PICO framework examples for medical researchers
Example: Population: adults with type 2 diabetes; Intervention: GLP-1 receptor agonists; Comparison: standard care or placebo; Outcome: HbA1c change or cardiovascular events.
Build one concept block per PICO element. Synonyms and spellings go inside parentheses with OR; blocks combine with AND. This structure is what librarians mean by a "bulletproof" PubMed strategy.
- Population block: disease terms + MeSH + free-text variants.
- Intervention block: drug class + brand names + trial filters if needed.
- Outcome block: often optional at search stage; apply at screening instead.
Why your systematic review search strategy is too broad
Common causes: single-keyword searches, missing study-type limits where appropriate, no exclusion concepts, and importing every database hit without deduplication.
If PubMed returns tens of thousands of records, your protocol may be fine. However, your search strings need tightening before anyone opens an abstract.
How to refine your PubMed search strategy using a Generative AI co-researcher
Meta-analysis360 generates an initial PubMed string from your planning text, then lets you amend and propagate changes across related database blocks. The LLM acts as an additional reviewer to estimate counts before import so you know whether to narrow further.
Pair search refinement with Generative AI screening when you already exported a large library. Fix forward for updates, and triage what you have now with increased speed and quality.
“A search that returns 40,000 records is not a victory: it is a planning problem. PICO structuring and count checks before export prevent teams from drowning in screening.”
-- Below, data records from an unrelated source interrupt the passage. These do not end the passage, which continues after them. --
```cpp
static int g_opt_dense_i8 = -1;
static int g_opt_gated_i8 = -1;
constexpr int64_t GATED_I8_MIN_ROWS = 1000000, GATED_I8_MIN_ROWS_NARROW = 4000000;
constexpr int64_t DENSE_ONLY_I8_MIN_ROWS = 1000000;
extern "C" int dhr_set_option(int32_t option, int64_t value) try {
// ... 274 lines not shown
        ix->i8_scale = ix->i8_ec = ix->i8_nc = 0.f;
        ix->td = ((d->d_cls + 31) / 32 + 1) & ~1;
        ix->kt = ix->td * 32;
        ix->ksteps = (ix->kt + TILE_K - 1) / TILE_K;
      }
    }
  }
  {
    const int ld = (int)round_up(ix->d_cls, 256) / 2;
    if (ix->dense_i8 && ix->d_dlr == 0 && ld <= 512 && ix->i8_ec > 0.f) {
      const size_t rb = (size_t)ix->n_rows * ld;
      if (hipMalloc((void**)&ix->resid8, rb) != hipSuccess) return fail(set_error(DHR_ERR_HIP, "hipMalloc of the residual image failed"));
      ix->index_bytes += (int64_t)rb;
      ix->resid_ld = ld;
      if (launch_resid_build(ix->vals_rm, ix->k_rm, ix->n_rows, ix->d_dlr, ix->d_cls, ix->i8_col_scale, ix->resid8, ld, s) != hipSuccess)
        return fail(set_error(DHR_ERR_HIP, "residual image launch failed"));
      ix->resid_ec2 = std::sqrt((float)ix->d_cls) * ix->i8_scale / 28.f;
    }
  }
  const size_t tile_bytes = (size_t)ix->n_tiles * ((size_t)ix->ts * (ix->gated_i8 ? S8_STAGE_A : SP_STAGE_A) + (size_t)ix->td * SP_DENSE);
  if (hipMalloc((void**)&ix->tiles, tile_bytes) != hipSuccess)
    return fail(set_error(DHR_ERR_HIP, "hipMalloc of " + std::to_string(tile_bytes) + " bytes for the corpus tiles failed"));
  ix->index_bytes += (int64_t)tile_bytes;
  if (ix->gated_i8) {
    float gmax;
    memcpy(&gmax, &flags[3], 4);
    std::vector<uint32_t> cm((size_t)ix->d_dlr, 0u);
    {
      DevMem cmd;
      uint32_t*& d_cm = (uint32_t*&)cmd.p;
      if (hipMalloc((void**)&d_cm, cm.size() * 4) != hipSuccess || hipMalloc((void**)&ix->g8_inv_cs, cm.size() * 4) != hipSuccess ||
          hipMalloc((void**)&ix->g8_w, cm.size() * 4) != hipSuccess)
        return fail(set_error(DHR_ERR_HIP, "hipMalloc failed"));
      if (hipMemsetAsync(d_cm, 0, cm.size() * 4, s) != hipSuccess ||
          launch_col_absmax(ix->vals_rm, ix->k_rm, ix->n_rows, 0, ix->d_dlr, d_cm, s) != hipSuccess ||
          hipMemcpy(cm.data(), d_cm, cm.size() * 4, hipMemcpyDeviceToHost) != hipSuccess)
        return fail(set_error(DHR_ERR_HIP, "column scan failed"));
    }
    ix->g8_sref = (gmax > 0.f ? gmax : 1.f) * (1.00001f / 127.f);
    std::vector<float> inv(cm.size()), wj(cm.size());
    for (size_t j = 0; j < cm.size(); ++j) {
      float m;
      memcpy(&m, &cm[j], 4);
      const float ratio = m > 0.f ? std::min(m / gmax, 1.f) : 1.f;
      const float f = std::max(std::pow(ratio, 0.75f), 1.f / 1024.f);
      inv[j] = 1.000001f / (ix->g8_sref * f);
      wj[j] = f * 1.000001f;
    }
    if (hipMemcpy(ix->g8_inv_cs, inv.data(), inv.size() * 4, hipMemcpyHostToDevice) != hipSuccess ||
        hipMemcpy(ix->g8_w, wj.data(), wj.size() * 4, hipMemcpyHostToDevice) != hipSuccess)
      return fail(set_error(DHR_ERR_HIP, "hipMemcpy failed"));
    ix->g8_max_shift = 0;
    while (ix->g8_max_shift < 7 && 255.0 * 127.0 * (double)(ix->ts * 32) * (double)(2 << ix->g8_max_shift) <= 1073741824.0) ++ix->g8_max_shift;
    const size_t rb = (size_t)ix->n_tiles * TILE_ROWS * 4;
    if (hipMalloc((void**)&ix->g8_rsum, rb) != hipSuccess) return fail(set_error(DHR_ERR_HIP, "hipMalloc failed"));
    ix->index_bytes += (int64_t)rb;
    if (launch_g8_row_sum(ix->vals_rm, ix->k_rm, ix->n_rows, ix->n_tiles * TILE_ROWS, ix->d_dlr, ix->abs_mode, ix->g8_inv_cs, ix->g8_rsum, s) != hipSuccess)
      return fail(set_error(DHR_ERR_HIP, "g8_row_sum launch failed"));
  }
  if (has_idx && ix->n_buckets == 1) {
    const size_t mb = (size_t)d->d_dlr * 256;
    if (hipMalloc((void**)&ix->bucket_map, mb) != hipSuccess || hipMemsetAsync(ix->bucket_map, 0, mb, s) != hipSuccess)
      return fail(set_error(DHR_ERR_HIP, "bucket map allocation failed"));
  }
  if (has_idx && ix->n_buckets > 1 && idx_esize(d->index_dtype) == 1) {
    const size_t hb = (size_t)d->d_dlr * 256 * 4;
    if (hipMalloc((void**)&d_hist, hb) != hipSuccess || hipMemsetAsync(d_hist, 0, hb, s) != hipSuccess)
      return fail(set_error(DHR_ERR_HIP, "hipMalloc (index histogram) failed"));
    if (launch_idx_hist((const uint8_t*)ix->c_idx, ix->vals_rm, ix->k_rm, d->n_rows, d->d_dlr, (float*)d_hist, s) != hipSuccess)
      return fail(set_error(DHR_ERR_HIP, "idx_hist launch failed"));
    std::vector<float> hist((size_t)d->d_dlr * 256);
    if (hipMemcpy(hist.data(), d_hist, hb, hipMemcpyDeviceToHost) != hipSuccess) return fail(set_error(DHR_ERR_HIP, "hipMemcpy failed"));
    std::vector<uint8_t> map;
    build_bucket_map(hist, d->d_dlr, ix->n_buckets, map);
    if (hipMalloc((void**)&ix->bucket_map, map.size()) != hipSuccess ||
        hipMemcpy(ix->bucket_map, map.data(), map.size(), hipMemcpyHostToDevice) != hipSuccess)
      return fail(set_error(DHR_ERR_HIP, "bucket map upload failed"));
  }
  if ((rc = build_tiles(ix, s)) != DHR_OK) return fail(rc);
  if (has_idx && d->d_dlr <= 4096) {
    const size_t hb = (size_t)d->n_rows * HEAVY_KEY_STRIDE * 4;
    if (hipMalloc((void**)&ix->heavy_key, hb) != hipSuccess)
      return fail(set_error(DHR_ERR_HIP, "hipMalloc of the refine lists failed"));
    ix->heavy_val = (__half*)((char*)ix->heavy_key + HEAVY * 4);
    ix->index_bytes += (int64_t)hb;
    if (launch_heavy_build(ix->vals_rm, ix->k_rm, ix->c_idx, ix->idx_dtype, d->n_rows, d->d_dlr, ix->bucket_map, ix->n_buckets,
                           ix->heavy_key, ix->heavy_val, ix->gated_i8 ? ix->g8_inv_cs : nullptr, ix->abs_mode ? 1 : 0, s) != hipSuccess)
      return fail(set_error(DHR_ERR_HIP, "heavy_build launch failed"));
  }
  if (hipStreamSynchronize(s) != hipSuccess) return fail(set_error(DHR_ERR_HIP, "index build failed on the device"));
  build.ix = nullptr;
  *out = ix;
  return DHR_OK;
} DHR_CATCH_STATUS

namespace {
struct FileHeader {
  char magic[8];
  uint32_t version, header_bytes;
  int64_t n_rows, row_offset;
  int32_t d_dlr, d_cls, k_rm, idx_dtype, idx_buckets, pad0;
  uint64_t val_offset, val_bytes, idx_offset, idx_bytes, blob_offset, blob_bytes;
};
static_assert(sizeof(FileHeader) <= 4096, "header must fit one page");
const char FILE_MAGIC[8] = {'D', 'H', 'R', 'I', 'D', 'X', '1', 0};
constexpr uint32_t FILE_VERSION = 1;

bool write_all(int fd, const void* p, size_t n) {
  const char* c = (const char*)p;
  while (n) {
    const ssize_t w = write(fd, c, n);
    if (w <= 0) return false;
    c += w; n -= (size_t)w;
  }
  return true;
}
int read_header(const char* path, FileHeader& h, int* fd_out) {
  if (!path) return set_error(DHR_ERR_INVALID, "null path");
  const int fd = open(path, O_RDONLY);
  if (fd < 0) return set_error(DHR_ERR_INVALID, std::string("cannot open ") + path);
  char page[4096];
  const ssize_t got = pread(fd, page, sizeof(page), 0);
  if (got != (ssize_t)sizeof(page)) { close(fd); return set_error(DHR_ERR_INVALID, std::string(path) + " is not a device-ready index file (short header)"); }
  memcpy(&h, page, sizeof(h));
  if (memcmp(h.magic, FILE_MAGIC, 8) != 0 || h.header_bytes != 4096) { close(fd); return set_error(DHR_ERR_INVALID, std::string(path) + " is not a device-ready index file"); }
  if (h.version != FILE_VERSION) {
    close(fd);
    return set_error(DHR_ERR_UNSUPPORTED, std::string(path) + " has file format version " + std::to_string(h.version) + ", this library reads version " +
                                          std::to_string(FILE_VERSION));
  }
  if (fd_out) *fd_out = fd; else close(fd);
  return DHR_OK;
}
}

extern "C" int dhr_index_save(const dhr_index* ix, const char* path, const void* blob, int64_t blob_bytes) try {
  if (!ix || !path || blob_bytes < 0 || (blob_bytes > 0 && !blob)) return set_error(DHR_ERR_INVALID, "null index / path or bad blob");
  HIP_TRY(hipSetDevice(ix->device));
  FileHeader h{};
  memcpy(h.magic, FILE_MAGIC, 8);
  h.version = FILE_VERSION; h.header_bytes = 4096;
  h.n_rows = ix->n_rows; h.row_offset = ix->row_offset;
  h.d_dlr = ix->d_dlr; h.d_cls = ix->d_cls; h.k_rm = ix->k_rm; h.idx_dtype = ix->idx_dtype; h.idx_buckets = ix->idx_buckets_req;
  h.pad0 = ix->dlr_pad;
  h.val_offset = 4096; h.val_bytes = (uint64_t)ix->n_rows * ix->k_rm * 2;
  h.idx_offset = (h.val_offset + h.val_bytes + 4095) / 4096 * 4096;
  h.idx_bytes = ix->c_idx ? (uint64_t)ix->n_rows * ix->d_dlr * idx_esize(ix->idx_dtype) : 0;
  h.blob_offset = (h.idx_offset + h.idx_bytes + 4095) / 4096 * 4096;
  h.blob_bytes = (uint64_t)blob_bytes;
  const int fd = open(path, O_WRONLY | O_CREAT | O_TRUNC, 0644);
  if (fd < 0) return set_error(DHR_ERR_INVALID, std::string("cannot create ") + path);
  const size_t CH = (size_t)64 << 20;
  void* pin = nullptr;
  if (hipHostMalloc(&pin, CH, hipHostMallocDefault) != hipSuccess) { close(fd); return set_error(DHR_ERR_HIP, "hipHostMalloc failed"); }
  auto fail = [&](int code) { hipHostFree(pin); close(fd); unlink(path); return code; };
  char page[4096] = {0};
  memcpy(page, &h, sizeof(h));
  if (!write_all(fd, page, 4096)) return fail(set_error(DHR_ERR_INVALID, "write failed (header)"));
  const void* src[2] = {ix->vals_rm, ix->c_idx};
  const uint64_t off[2] = {h.val_offset, h.idx_offset}, bytes[2] = {h.val_bytes, h.idx_bytes};
  for (int i = 0; i < 2; ++i) {
    if (lseek(fd, (off_t)off[i], SEEK_SET) < 0) return fail(set_error(DHR_ERR_INVALID, "seek failed"));
    for (uint64_t done = 0; done < bytes[i]; done += CH) {
      const size_t n = (size_t)std::min<uint64_t>(CH, bytes[i] - done);
      if (hipMemcpy(pin, (const char*)src[i] + done, n, hipMemcpyDeviceToHost) != hipSuccess) return fail(set_error(DHR_ERR_HIP, "D2H copy failed while saving"));
      if (!write_all(fd, pin, n)) return fail(set_error(DHR_ERR_INVALID, "write failed (disk full?)"));
    }
// ... 54 lines not shown
```

dhr_amd/csrc/kernels.hip:

```cpp
#include <algorithm>
#include <cstdlib>
#include <mutex>

#include "dhr_internal.h"
#include "gemm_common.h"
#include <type_traits>

namespace dhr {

typedef short short8 __attribute__((ext_vector_type(8)));

static hipError_t ensure_lds_attr(const void* fn, int bytes, int (&have)[64]) {
  static std::mutex mu;
  int dev = 0;
  (void)hipGetDevice(&dev);
  std::lock_guard<std::mutex> lock(mu);
  if (bytes <= have[dev & 63]) return hipSuccess;
  const hipError_t e = hipFuncSetAttribute(fn, hipFuncAttributeMaxDynamicSharedMemorySize, bytes);
  if (e == hipSuccess) have[dev & 63] = bytes;
  return e;
}

__device__ __forceinline__ float wave_sum(float v) {
#pragma unroll
// ... 668 lines not shown
  __syncthreads();
  for (int d = 512; d > 0; d >>= 1) {
    if (tid < d) part[tid] += part[tid + d];
    __syncthreads();
  }
  if (tid == 0) {
    const unsigned long long total = part[0] + 256ull * (unsigned long long)n_queries;
    scale_s = total > arena_entries ? (double)arena_entries / (double)total : 1.0;
  }
  __syncthreads();
  const double scale = scale_s;
  auto seg = [&](int q) -> uint32_t {
    const uint32_t w = want(q);
    if (w == 0u) return 0u;
    const uint32_t v = scale < 1.0 ? (uint32_t)((double)w * scale) : w;
    return (v + 255u) & ~255u;
  };
  __syncthreads();
  s = 0;
  for (int q = lo; q < hi; ++q) s += seg(q);
  part[tid] = s;
  __syncthreads();
  for (int d = 1; d < 1024; d <<= 1) {
    const unsigned long long v = tid >= d ? part[tid - d] : 0ull;
    __syncthreads();
    part[tid] += v;
    __syncthreads();
  }
  unsigned long long run = tid ? part[tid - 1] : 0ull;
  for (int q = lo; q < hi; ++q) {
    uint32_t w = seg(q);
    if (run >= arena_entries) w = 0u;
    else if (run + w > arena_entries) w = (uint32_t)(arena_entries - run);
    ovf_off[q] = (uint32_t)(run < arena_entries ? run : arena_entries);
    ovf_cap[q] = w;
    run += seg(q);
  }
}
hipError_t launch_plan_overflow(const uint32_t* cnt_prev, double rows_ratio, uint32_t cap, uint32_t max_extra, uint32_t arena_entries, int n_queries,
                                uint32_t* ovf_off, uint32_t* ovf_cap, hipStream_t s) {
  hipLaunchKernelGGL(plan_overflow_kernel, dim3(1), dim3(1024), 0, s, cnt_prev, rows_ratio, cap, max_extra, arena_entries, n_queries, ovf_off, ovf_cap);
  return hipGetLastError();
}
__device__ __forceinline__ bool flat_block(const uint32_t* __restrict__ offs, int n_queries, uint32_t b, int& q, uint32_t& blk) {
  if (b >= offs[n_queries]) return false;
  int lo = 0, hi = n_queries;
  while (hi - lo > 1) {
    const int mid = (lo + hi) >> 1;
    if (offs[mid] <= b) lo = mid; else hi = mid;
  }
  q = lo; blk = b - offs[lo];
  return true;
}

template <int SL>
__global__ void __launch_bounds__(256) heavy_build_kernel(const __half* __restrict__ vals_rm, int k_rm,
                                                          const void* __restrict__ idx, int idx_dtype, int64_t n_rows,
                                                          int d_dlr, const uint8_t* __restrict__ map, int n_buckets,
                                                          uint32_t* __restrict__ heavy_key, __half* __restrict__ heavy_val,
                                                          const float* __restrict__ g8_inv_cs, int abs_mode) {
  const int lane = threadIdx.x & 63;
  const int64_t wave0 = (int64_t)blockIdx.x * 4 + (threadIdx.x >> 6);
  const int64_t nwaves = (int64_t)gridDim.x * 4;
  for (int64_t row = wave0; row < n_rows; row += nwaves) {
    constexpr int MAXJ = 64 * SL - 1;
    uint32_t key[SL];
#pragma unroll
    for (int sl = 0; sl < SL; ++sl) {
      const int j = lane + 64 * sl;
      key[sl] = 0u;
      if (j < d_dlr) {
        union { _Float16 h; uint16_t u; } cv; cv.h = (_Float16)__half2float(vals_rm[row * k_rm + j]);
        const uint32_t mag = cv.u & 0x7FFFu;
        if (mag) key[sl] = (mag << 16) | (uint32_t)(MAXJ - j);
      }
    }
    for (int r = 0; r < HEAVY; ++r) {
      uint32_t best = 0u;
#pragma unroll
      for (int sl = 0; sl < SL; ++sl) best = key[sl] > best ? key[sl] : best;
#pragma unroll
      for (int o = 32; o > 0; o >>= 1) { const uint32_t ob = __shfl_xor(best, o, 64); best = ob > best ? ob : best; }
      if (best == 0u) {
        if (lane == 0) for (int rr = r; rr < HEAVY; ++rr) { heavy_key[row * HEAVY_KEY_STRIDE + rr] = 0xFFFFFFFFu; heavy_val[row * HEAVY_VAL_STRIDE + rr] = __float2half(0.f); }
        break;
      }
      const int j = MAXJ - (int)(best & 0xFFFFu);
      if ((j & 63) == lane) {
        const int iv = load_idx(idx, idx_dtype, row * d_dlr + j);
        const uint32_t bk = n_buckets > 1 ? (uint32_t)bucket_of(iv, j, map, n_buckets) : 0u;
        uint32_t key_out = ((uint32_t)j << 20) | (bk << 16) | ((uint32_t)iv & 0xFFFFu);
        if (g8_inv_cs) {
          float d = __half2float(vals_rm[row * k_rm + j]);
          if (abs_mode) d = fabsf(d);
          const uint32_t lvl = d > 0.f ? (uint32_t)quant_up_i8(d, g8_inv_cs[j]) : 0u;
          key_out = ((uint32_t)j << 20) | ((lvl >> 4) << 17) | ((bk & 1u) << 16) | ((lvl & 0xFu) << 12) | ((uint32_t)iv & 0xFFFu);
        }
        heavy_key[row * HEAVY_KEY_STRIDE + r] = key_out;
        heavy_val[row * HEAVY_VAL_STRIDE + r] = vals_rm[row * k_rm + j];
#pragma unroll
        for (int sl = 0; sl < SL; ++sl) if (sl == (j >> 6)) key[sl] = 0u;
      }
    }
  }
}
hipError_t launch_heavy_build(const __half* vals_rm, int k_rm, const void* idx, int idx_dtype, int64_t n_rows, int d_dlr,
                              const uint8_t* map, int n_buckets, uint32_t* heavy_key, __half* heavy_val, const float* g8_inv_cs, int abs_mode, hipStream_t s) {
  if (n_rows <= 0) return hipSuccess;
  const int64_t blocks = (n_rows + 3) / 4;
  if (d_dlr <= 1024)
    hipLaunchKernelGGL(heavy_build_kernel<16>, dim3((unsigned)(blocks < 16384 ? blocks : 16384)), dim3(256), 0, s, vals_rm, k_rm,
                       idx, idx_dtype, n_rows, d_dlr, map, n_buckets, heavy_key, heavy_val, g8_inv_cs, abs_mode);
  else
    hipLaunchKernelGGL(heavy_build_kernel<64>, dim3((unsigned)(blocks < 16384 ? blocks : 16384)), dim3(256), 0, s, vals_rm, k_rm,
                       idx, idx_dtype, n_rows, d_dlr, map, n_buckets, heavy_key, heavy_val, g8_inv_cs, abs_mode);
  return hipGetLastError();
}
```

Generate and refine PubMed search strings
Turn your PICO into amendable database strings and estimate result counts before import.
Common questions
Should I limit to RCTs in PubMed?
Only if your protocol restricts study design. Over-filtering at search can miss eligible quasi-experimental or observational studies. Match limits to your PROSPERO eligibility.
How many results is too many?
There is no universal cutoff: it depends on team size and timeline. If dual manual screening would exceed your deadline, refine the search or plan AI-assisted first-pass screening.